• _HOW TO COMPLETE THIS TASK_: Every line of the entries below from the one containing "rotation_k(P, C.pair, k, &cf, &sf);" to the one containing "const __amdgpu_buffer_rsrc_t rsrc16", both ends included, must be written out exactly. No other line belongs in the answer.

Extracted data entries
template <int CB, bool GLOBAL, bool PAIR>
__device__ __forceinline__ void process_candidate_c(const BnbParams &P, __amdgpu_buffer_rsrc_t rsrc, uint32_t pitch8,
                                                    __amdgpu_buffer_rsrc_t rsrc16, const uint32_t *org, int32_t nch,
                                                    int32_t n_pts, int32_t k, int32_t Y, int32_t X,
                                                    uint32_t sb0, uint32_t sb1, uint32_t sb2, uint32_t sb3, int lane,
                                                    unsigned long long *best, uint32_t &bcopy, uint32_t (&n)[N_WORK],
                                                    int t, uint32_t &mk0, uint32_t &mk1) {
  const uint32_t bsum = best_sum_cached<GLOBAL>(best, bcopy);
  const int32_t vx = block_extent(P.nx, X), vy = block_extent(P.ny, Y);
  const bool edge = vx < BNB_B || vy < BNB_B;
  n[4] += edge ? 1u : 0u;
  const bool ok0 = sub_valid(vy, vx, 0, 0), ok1 = sub_valid(vy, vx, 0, 1), ok2 = sub_valid(vy, vx, 1, 0), ok3 = sub_valid(vy, vx, 1, 1);
  const int alive = (ok0 && sb0 != 0u && sb0 >= bsum) + (ok1 && sb1 != 0u && sb1 >= bsum) + (ok2 && sb2 != 0u && sb2 >= bsum) +
                    (ok3 && sb3 != 0u && sb3 >= bsum);
  if (alive == 0) return;
  constexpr int WHOLE_MIN = 3;
  if (alive >= WHOLE_MIN) {
    int dy, dx;
    const uint32_t total = block_sums8(rsrc, pitch8, (uint32_t)P.hi_copy_bytes, org, nch, Y, X, lane, &dy, &dx);
    const int32_t ix = BNB_B * X + dx, iy = BNB_B * Y + dy;
    if (CB == 1) {
      const unsigned long long key = best_key(P, k, ix, iy, total, 32);
      wave_atomic_max(best, key, lane);
      if (GLOBAL) bcopy = max(bcopy, (uint32_t)(key >> 32));
    } else {
      n[3] += refine16<GLOBAL>(P, rsrc16, org, nch, n_pts, k, ix, iy, total, true, lane, best, bcopy);
    }
    n[0]++;
    n[6] += __ballot(ix < P.nx && iy < P.ny) != ~0ull ? 1u : 0u;
    return;
  }
  if (!PAIR) {
#pragma unroll 1
    for (int q = 0; q < 4; q++) {
      const uint32_t b = q == 0 ? sb0 : (q == 1 ? sb1 : (q == 2 ? sb2 : sb3));
      if (!sub_valid(vy, vx, q >> 1, q & 1) || b == 0u || b < best_sum_cached<GLOBAL>(best, bcopy)) continue;
      int dy, dx;
      const uint32_t total = sub_sums8(rsrc, pitch8, (uint32_t)P.hi_copy_bytes, org, nch, Y, X, q >> 1, q & 1, lane, &dy, &dx);
      const int32_t ix = BNB_B * X + BNB_B4 * (q & 1) + dx, iy = BNB_B * Y + BNB_B4 * (q >> 1) + dy;
      if (CB == 1) {
        const unsigned long long key = best_key(P, k, ix, iy, total, 8);
        wave_atomic_max(best, key, lane);
        if (GLOBAL) bcopy = max(bcopy, (uint32_t)(key >> 32));
      } else {
        n[3] += refine16<GLOBAL>(P, rsrc16, org, nch, n_pts, k, ix, iy, total, lane < 16, lane, best, bcopy);
      }
      n[2]++;
      n[5] += __ballot(ix < P.nx && iy < P.ny) == 0ull ? 1u : 0u;
    }
    return;
  }
  mk0 |= (uint32_t)((ok0 && sb0 != 0u && sb0 >= bsum) | ((ok1 && sb1 != 0u && sb1 >= bsum) << 1)) << (2 * t);
  mk1 |= (uint32_t)((ok2 && sb2 != 0u && sb2 >= bsum) | ((ok3 && sb3 != 0u && sb3 >= bsum) << 1)) << (2 * t);
}

#ifndef NHIP_BNB_PAIR_CROSS
#define NHIP_BNB_PAIR_CROSS 0
#endif
constexpr bool PAIR_CROSS = NHIP_BNB_PAIR_CROSS != 0;
__device__ __forceinline__ uint32_t pick6(const uint32_t (&r)[6], int c) {
  return c == 0 ? r[0] : (c == 1 ? r[1] : (c == 2 ? r[2] : (c == 3 ? r[3] : (c == 4 ? r[4] : r[5]))));
}
template <int CB, bool GLOBAL>
__device__ __forceinline__ void strip_sub_blocks(const BnbParams &P, __amdgpu_buffer_rsrc_t rsrc, uint32_t pitch8,
                                                 __amdgpu_buffer_rsrc_t rsrc16, const uint32_t *org, int32_t nch, int32_t n_pts,
                                                 int32_t k, int32_t Y, int32_t X0, const uint32_t (&sb)[12], uint32_t mk0,
                                                 uint32_t mk1, int lane, unsigned long long *best, uint32_t &bcopy,
                                                 uint32_t (&n)[N_WORK]) {
#pragma unroll 1
  for (int sy = 0; sy < 2; sy++) {
    uint32_t mk = sy ? mk1 : mk0;
    if (mk == 0u) continue;
    uint32_t row[6];
#pragma unroll
    for (int c = 0; c < 6; c++) row[c] = sy ? sb[4 * (c >> 1) + 2 + (c & 1)] : sb[4 * (c >> 1) + (c & 1)];
#pragma unroll 1
    while (mk != 0u) {
      const int c = (int)__builtin_ctz(mk);
      mk &= mk - 1u;
      const uint32_t bsum = best_sum_cached<GLOBAL>(best, bcopy);
      if (pick6(row, c) < bsum) continue;
      const int32_t X = X0 + (c >> 1), sx = c & 1;
      const bool two = P.pair_subs != 0 && ((mk >> (c + 1)) & 1u) != 0u && (PAIR_CROSS || sx == 0) && pick6(row, c + 1) >= bsum;
      int dy, dx;
      uint32_t total;
      if (two) {
        mk &= ~(1u << (c + 1));
        total = pair_sums8(rsrc, pitch8, (uint32_t)P.hi_copy_bytes, org, nch, Y, X, sy, sx, lane, &dy, &dx);
      } else {
        total = sub_sums8(rsrc, pitch8, (uint32_t)P.hi_copy_bytes, org, nch, Y, X, sy, sx, lane, &dy, &dx);
      }
      const int32_t ix = BNB_B * X + BNB_B4 * sx + dx, iy = BNB_B * Y + BNB_B4 * sy + dy;
      if (CB == 1) {
        const unsigned long long key = best_key(P, k, ix, iy, total, 16);
        wave_atomic_max(best, key, lane);
        if (GLOBAL) bcopy = max(bcopy, (uint32_t)(key >> 32));
      } else {
        n[3] += refine16<GLOBAL>(P, rsrc16, org, nch, n_pts, k, ix, iy, total, lane < (two ? 32 : 16), lane, best, bcopy);
      }
      const bool pose = ix < P.nx && iy < P.ny;
      if (two) {
        n[2] += 2u;
        n[5] += (__ballot(pose && dx < BNB_B4) == 0ull ? 1u : 0u) + (__ballot(pose && dx >= BNB_B4) == 0ull ? 1u : 0u);
        n[7]++;
        n[8] += (uint32_t)sx;
      } else {
        n[2]++;
        n[5] += __ballot(pose) == 0ull ? 1u : 0u;
      }
    }
  }
}

struct PhaseClocks {
  long long org, strip, eval;
  uint32_t run_passes, cell_passes_field, cell_passes_full;
};

__device__ __forceinline__ void flush_stats(unsigned long long *stats, const uint32_t *n, int32_t pair, const PhaseClocks *clk,
                                            const uint32_t *edge = nullptr) {
  if (n) {
    if (n[0]) atomicAdd(&stats[0], (unsigned long long)n[0]);
    if (n[1]) atomicAdd(&stats[2], (unsigned long long)n[1]);
    if (n[2]) atomicAdd(&stats[3], (unsigned long long)n[2]);
    if (n[3]) atomicAdd(&stats[14], (unsigned long long)n[3]);
    if (pair < BNB_STATS_PAIRS) atomicAdd(&stats[BNB_STATS_HEAD + pair], 4ull * n[0] + n[2]);
  }
  if (edge) {
    if (edge[0]) atomicAdd(&stats[19], (unsigned long long)edge[0]);
    if (edge[1]) atomicAdd(&stats[20], (unsigned long long)edge[1]);
    if (edge[2]) atomicAdd(&stats[21], (unsigned long long)edge[2]);
    if (edge[3]) atomicAdd(&stats[22], (unsigned long long)edge[3]);
    if (edge[4]) atomicAdd(&stats[23], (unsigned long long)edge[4]);
  }
  if (clk) {
    atomicAdd(&stats[5], (unsigned long long)clk->org);
    atomicAdd(&stats[6], (unsigned long long)clk->strip);
    atomicAdd(&stats[7], (unsigned long long)clk->eval);
    if (clk->run_passes) atomicAdd(&stats[16], (unsigned long long)clk->run_passes);
    if (clk->cell_passes_field) atomicAdd(&stats[17], (unsigned long long)clk->cell_passes_field);
    if (clk->cell_passes_full) atomicAdd(&stats[18], (unsigned long long)clk->cell_passes_full);
  }
}

template <int CB, bool GLOBAL, bool PAIR, bool RUNS = false>
__device__ __forceinline__ void rotation_pass(const BnbParams &P, const PairCtx &C, int32_t k, uint32_t u0, uint32_t u1,
                                              unsigned long long m0, unsigned long long m1, int lane,
                                              unsigned long long *best, uint32_t *done, uint32_t *org,
                                              uint32_t (&n_work)[N_WORK], PhaseClocks &clk, uint32_t *runs = nullptr) {
  long long t_mark = 0;
  float cf, sf;
  rotation_k(P, C.pair, k, &cf, &sf);
  if (BNB_STATS(P)) t_mark = clock64();
  int32_t nrc = RUNS_NONE;
  const int32_t nch = cache_origins<RUNS>(P, C.pts, C.n_pts, cf, sf, C.cx, C.cy, lane, org, true, runs, RUNS && P.l2_runs != 0, &nrc);
  if (BNB_STATS(P)) clk.org += clock64() - t_mark;
  if (RUNS && BNB_STATS(P)) {
    clk.run_passes += nrc > 0 ? 1u : 0u;
    clk.cell_passes_field += nrc == RUNS_FIELD ? 1u : 0u;
    clk.cell_passes_full += nrc == RUNS_FULL ? 1u : 0u;
  }
  const __amdgpu_buffer_rsrc_t rsrc16 = CB == 1 ? uniform_rsrc(C.grid, P.grid_bytes + P.skip_bytes)
                                                : uniform_rsrc(C.grid + P.hi_offset + 2 * P.hi_copy_bytes, P.t16_bytes);
  const __amdgpu_buffer_rsrc_t rsrc = uniform_rsrc(C.grid + P.hi_offset, 2 * P.hi_copy_bytes);
  const uint32_t pitch8 = (uint32_t)P.hi_tpr;
  const __amdgpu_buffer_rsrc_t p4 = uniform_rsrc(C.grid + P.grid_bytes + P.skip_bytes + P.pool_bytes, P.pool4_bytes);
  while ((m0 | m1) != 0ull) {
    const int b0 = m0 ? (int)__builtin_ctzll(m0) : 64 + (int)__builtin_ctzll(m1);
    const int Y = b0 / NB, X0 = b0 - NB * Y;
    int len = 1;
    while (len < 3 && X0 + len < NB) {
      const int b = b0 + len;
      if (!(((b < 64 ? m0 >> b : m1 >> (b - 64)) & 1ull))) break;
      len++;
    }
    uint32_t sb[12];
    uint32_t bcopy = GLOBAL ? best_sum<true>(best) : 0u;
    if (P.levels >= 2) {
      if (BNB_STATS(P)) t_mark = clock64();
      if (RUNS && nrc > 0) strip_bounds_c<RunList<RUN_CHUNKS>>(P, p4, runs + lane, nrc, Y, X0, len, CB == 1 ? 1u : 257u, sb);
      else strip_bounds_c<CellList>(P, p4, org, nch, Y, X0, len, CB == 1 ? 1u : 257u, sb);
      if (BNB_STATS(P)) clk.strip += clock64() - t_mark;
      n_work[1] += (uint32_t)len;
    } else {
#pragma unroll
      for (int q = 0; q < 12; q++) sb[q] = 0xffffffffu;
    }
    uint32_t mk0 = 0u, mk1 = 0u;
#pragma unroll 1
    for (int t = 0; t < len; t++) {
      const int b = b0 + t;
      if (b < 64) m0 &= ~(1ull << b);
      else m1 &= ~(1ull << (b - 64));
      const uint32_t ub = (uint32_t)__builtin_amdgcn_readlane((int)(b < 64 ? u0 : u1), b & 63);
      if (ub < best_sum_cached<GLOBAL>(best, bcopy)) continue;
      const uint32_t s0 = t == 0 ? sb[0] : (t == 1 ? sb[4] : sb[8]), s1 = t == 0 ? sb[1] : (t == 1 ? sb[5] : sb[9]);
      const uint32_t s2 = t == 0 ? sb[2] : (t == 1 ? sb[6] : sb[10]), s3 = t == 0 ? sb[3] : (t == 1 ? sb[7] : sb[11]);
      if (BNB_STATS(P)) t_mark = clock64();
      process_candidate_c<CB, GLOBAL, PAIR>(P, rsrc, pitch8, rsrc16, org, nch, C.n_pts, k, Y, X0 + t, s0, s1, s2, s3, lane, best,
                                      bcopy, n_work, t, mk0, mk1);
      if (BNB_STATS(P)) clk.eval += clock64() - t_mark;
      if (done && wave_leader(lane)) done[b] = 0u;
    }
    if (PAIR && (mk0 | mk1) != 0u) {
      if (BNB_STATS(P)) t_mark = clock64();
      strip_sub_blocks<CB, GLOBAL>(P, rsrc, pitch8, rsrc16, org, nch, C.n_pts, k, Y, X0, sb, mk0, mk1, lane, best, bcopy, n_work);
      if (BNB_STATS(P)) clk.eval += clock64() - t_mark;
    }
  }
}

• _YOUR SOLUTION_:
  rotation_k(P, C.pair, k, &cf, &sf);
  if (BNB_STATS(P)) t_mark = clock64();
  int32_t nrc = RUNS_NONE;
  const int32_t nch = cache_origins<RUNS>(P, C.pts, C.n_pts, cf, sf, C.cx, C.cy, lane, org, true, runs, RUNS && P.l2_runs != 0, &nrc);
  if (BNB_STATS(P)) clk.org += clock64() - t_mark;
  if (RUNS && BNB_STATS(P)) {
    clk.run_passes += nrc > 0 ? 1u : 0u;
    clk.cell_passes_field += nrc == RUNS_FIELD ? 1u : 0u;
    clk.cell_passes_full += nrc == RUNS_FULL ? 1u : 0u;
  }
  const __amdgpu_buffer_rsrc_t rsrc16 = CB == 1 ? uniform_rsrc(C.grid, P.grid_bytes + P.skip_bytes)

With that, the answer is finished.